Dataset records
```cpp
hipError_t launch_fused_fc_solve(const icnn_be_fc_model &m, const float *ctx, const icnn_be_state &st, float *f_work,
                                 float *g_work, long long *dual_prof, hipStream_t stream, int tile_rows, int budget,
                                 const SolveReset &reset) {
    if (budget > 0 && reset.on) return hipErrorInvalidValue;
    FusedTileLayout lay;
    if (!fused_tile_layout(m, st, tile_rows, budget, lay)) return hipErrorInvalidValue;
    FusedArgs args{};
    int fg_bytes = 0;
    if (fill_args(m, args.fa, fg_bytes) != 0) return hipErrorInvalidValue;
    args.fa.ctx = ctx; args.fa.y = st.y; args.fa.f = f_work; args.fa.g = g_work; args.fa.finished = st.skip_fg;
    args.fa.batch = st.batch; args.fa.prof = nullptr; args.fa.tile_rows = tile_rows;
    if (!make_dual_args(args.da, st, f_work, g_work, 0, budget, st.slots, dual_prof)) return hipErrorInvalidValue;
    args.rounds = st.iters > 0 ? st.iters : st.slots;
    args.crow_off = lay.crow_off; args.samples_off = 0; args.sample_bytes = lay.sample_bytes;
    args.grouped = lay.grouped; args.group_cap = lay.group_cap; args.need_off = lay.need_off;
    args.trace = dual_trace_buffer();
    args.reset = reset;
    const bool rl = st.variant == ICNN_BE_VARIANT_RL, big = st.slots > 15;
    auto kern = big ? (rl ? fused_fc_solve_kernel<true, 32> : fused_fc_solve_kernel<false, 32>)
                    : (rl ? fused_fc_solve_kernel<true, 16> : fused_fc_solve_kernel<false, 16>);
    if (st.variant == ICNN_BE_VARIANT_PDIPM) kern = big ? fused_fc_solve_kernel<false, 32, true> : fused_fc_solve_kernel<false, 16, true>;
    if (budget > 0) kern = big ? fused_fc_solve_kernel<false, 32, false, true> : fused_fc_solve_kernel<false, 16, false, true>;
    switch (pick_shape_instance(args, lay)) {
    case ICNN_BE_SHAPE_BIBTEX_KT16: kern = fused_fc_solve_kernel<false, 16, false, false, BibtexShape, 0>; break;
    case ICNN_BE_SHAPE_BIBTEX_KT32_GROUPED: kern = fused_fc_solve_kernel<false, 32, false, false, BibtexShape, 1>; break;
    default: break;
// ... 6 lines not shown
```

### icnn_amd/csrc/be_kernels.h

```cpp
#pragma once
#include <hip/hip_runtime.h>

#include "be_common.h"
#include "icnn_be.h"

namespace icnn_be {

struct DualArgs {
    icnn_be_state st;
    const void *f;
    const void *g;
    int round;
    int budget;
    int n_pad;
    int ldA;
    int rows;
    long long *prof;
    PairwisePlan plan;
};
constexpr int DUAL_PROF_PHASES = 16;
void set_dual_profile_buffer(long long *buf);
void set_fc_profile_buffer(long long *buf);
void set_conv_profile_buffer(long long *buf);

// ... 71 lines not shown
bool dual_step_small_fits(const icnn_be_state &st, int budget);
hipError_t launch_dual_step_small(const icnn_be_state &st, int round, const void *f, const void *g, hipStream_t stream);
struct DualStepPlan {
    int cut, kt, waves, variant, staged, kernel, lds, rows;
};
bool plan_dual_step(const icnn_be_state &st, int round, DualStepPlan &p);
void plan_dual_step_small(const icnn_be_state &st, DualStepPlan &p);

hipError_t launch_fast_math(int which, const double *x, double *out, int count, hipStream_t stream);
hipError_t launch_export_active(const icnn_be_state &st, const int *row_offset, void *G_rows, double *ys_rows, double *h_rows,
                                double *lam_rows, hipStream_t stream);
hipError_t launch_implicit_feed(const icnn_be_state &st, const double *y_true, int loss, const int *row_offset,
                                double *fd_y, double *fd_v, double *fd_c, int *fd_sample, hipStream_t stream);

int fc_check_model(const icnn_be_fc_model &m);
size_t fc_pack_floats(const icnn_be_fc_model &m);
int fc_pack(const icnn_be_fc_model &m, const float *const *w_yu, const float *const *w_zu, float *out);
hipError_t launch_fc_fg(const icnn_be_fc_model &m, const float *ctx, const double *y, int batch,
                        float *f, float *g, const int *finished, hipStream_t stream);
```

▶ _Required action_: Would you output every entry exactly as it was written?

▶ _Task output_:
```cpp
hipError_t launch_fused_fc_solve(const icnn_be_fc_model &m, const float *ctx, const icnn_be_state &st, float *f_work,
                                 float *g_work, long long *dual_prof, hipStream_t stream, int tile_rows, int budget,
                                 const SolveReset &reset) {
    if (budget > 0 && reset.on) return hipErrorInvalidValue;
    FusedTileLayout lay;
    if (!fused_tile_layout(m, st, tile_rows, budget, lay)) return hipErrorInvalidValue;
    FusedArgs args{};
    int fg_bytes = 0;
    if (fill_args(m, args.fa, fg_bytes) != 0) return hipErrorInvalidValue;
    args.fa.ctx = ctx; args.fa.y = st.y; args.fa.f = f_work; args.fa.g = g_work; args.fa.finished = st.skip_fg;
    args.fa.batch = st.batch; args.fa.prof = nullptr; args.fa.tile_rows = tile_rows;
    if (!make_dual_args(args.da, st, f_work, g_work, 0, budget, st.slots, dual_prof)) return hipErrorInvalidValue;
    args.rounds = st.iters > 0 ? st.iters : st.slots;
    args.crow_off = lay.crow_off; args.samples_off = 0; args.sample_bytes = lay.sample_bytes;
    args.grouped = lay.grouped; args.group_cap = lay.group_cap; args.need_off = lay.need_off;
    args.trace = dual_trace_buffer();
    args.reset = reset;
    const bool rl = st.variant == ICNN_BE_VARIANT_RL, big = st.slots > 15;
    auto kern = big ? (rl ? fused_fc_solve_kernel<true, 32> : fused_fc_solve_kernel<false, 32>)
                    : (rl ? fused_fc_solve_kernel<true, 16> : fused_fc_solve_kernel<false, 16>);
    if (st.variant == ICNN_BE_VARIANT_PDIPM) kern = big ? fused_fc_solve_kernel<false, 32, true> : fused_fc_solve_kernel<false, 16, true>;
    if (budget > 0) kern = big ? fused_fc_solve_kernel<false, 32, false, true> : fused_fc_solve_kernel<false, 16, false, true>;
    switch (pick_shape_instance(args, lay)) {
    case ICNN_BE_SHAPE_BIBTEX_KT16: kern = fused_fc_solve_kernel<false, 16, false, false, BibtexShape, 0>; break;
    case ICNN_BE_SHAPE_BIBTEX_KT32_GROUPED: kern = fused_fc_solve_kernel<false, 32, false, false, BibtexShape, 1>; break;
    default: break;
// ... 6 lines not shown
```

### icnn_amd/csrc/be_kernels.h

```cpp
#pragma once
#include <hip/hip_runtime.h>

#include "be_common.h"
#include "icnn_be.h"

namespace icnn_be {

struct DualArgs {
    icnn_be_state st;
    const void *f;
    const void *g;
    int round;
    int budget;
    int n_pad;
    int ldA;
    int rows;
    long long *prof;
    PairwisePlan plan;
};
constexpr int DUAL_PROF_PHASES = 16;
void set_dual_profile_buffer(long long *buf);
void set_fc_profile_buffer(long long *buf);
void set_conv_profile_buffer(long long *buf);

// ... 71 lines not shown
bool dual_step_small_fits(const icnn_be_state &st, int budget);
hipError_t launch_dual_step_small(const icnn_be_state &st, int round, const void *f, const void *g, hipStream_t stream);
struct DualStepPlan {
    int cut, kt, waves, variant, staged, kernel, lds, rows;
};
bool plan_dual_step(const icnn_be_state &st, int round, DualStepPlan &p);
void plan_dual_step_small(const icnn_be_state &st, DualStepPlan &p);

hipError_t launch_fast_math(int which, const double *x, double *out, int count, hipStream_t stream);
hipError_t launch_export_active(const icnn_be_state &st, const int *row_offset, void *G_rows, double *ys_rows, double *h_rows,
                                double *lam_rows, hipStream_t stream);
hipError_t launch_implicit_feed(const icnn_be_state &st, const double *y_true, int loss, const int *row_offset,
                                double *fd_y, double *fd_v, double *fd_c, int *fd_sample, hipStream_t stream);

int fc_check_model(const icnn_be_fc_model &m);
size_t fc_pack_floats(const icnn_be_fc_model &m);
int fc_pack(const icnn_be_fc_model &m, const float *const *w_yu, const float *const *w_zu, float *out);
hipError_t launch_fc_fg(const icnn_be_fc_model &m, const float *ctx, const double *y, int batch,
                        float *f, float *g, const int *finished, hipStream_t stream);
```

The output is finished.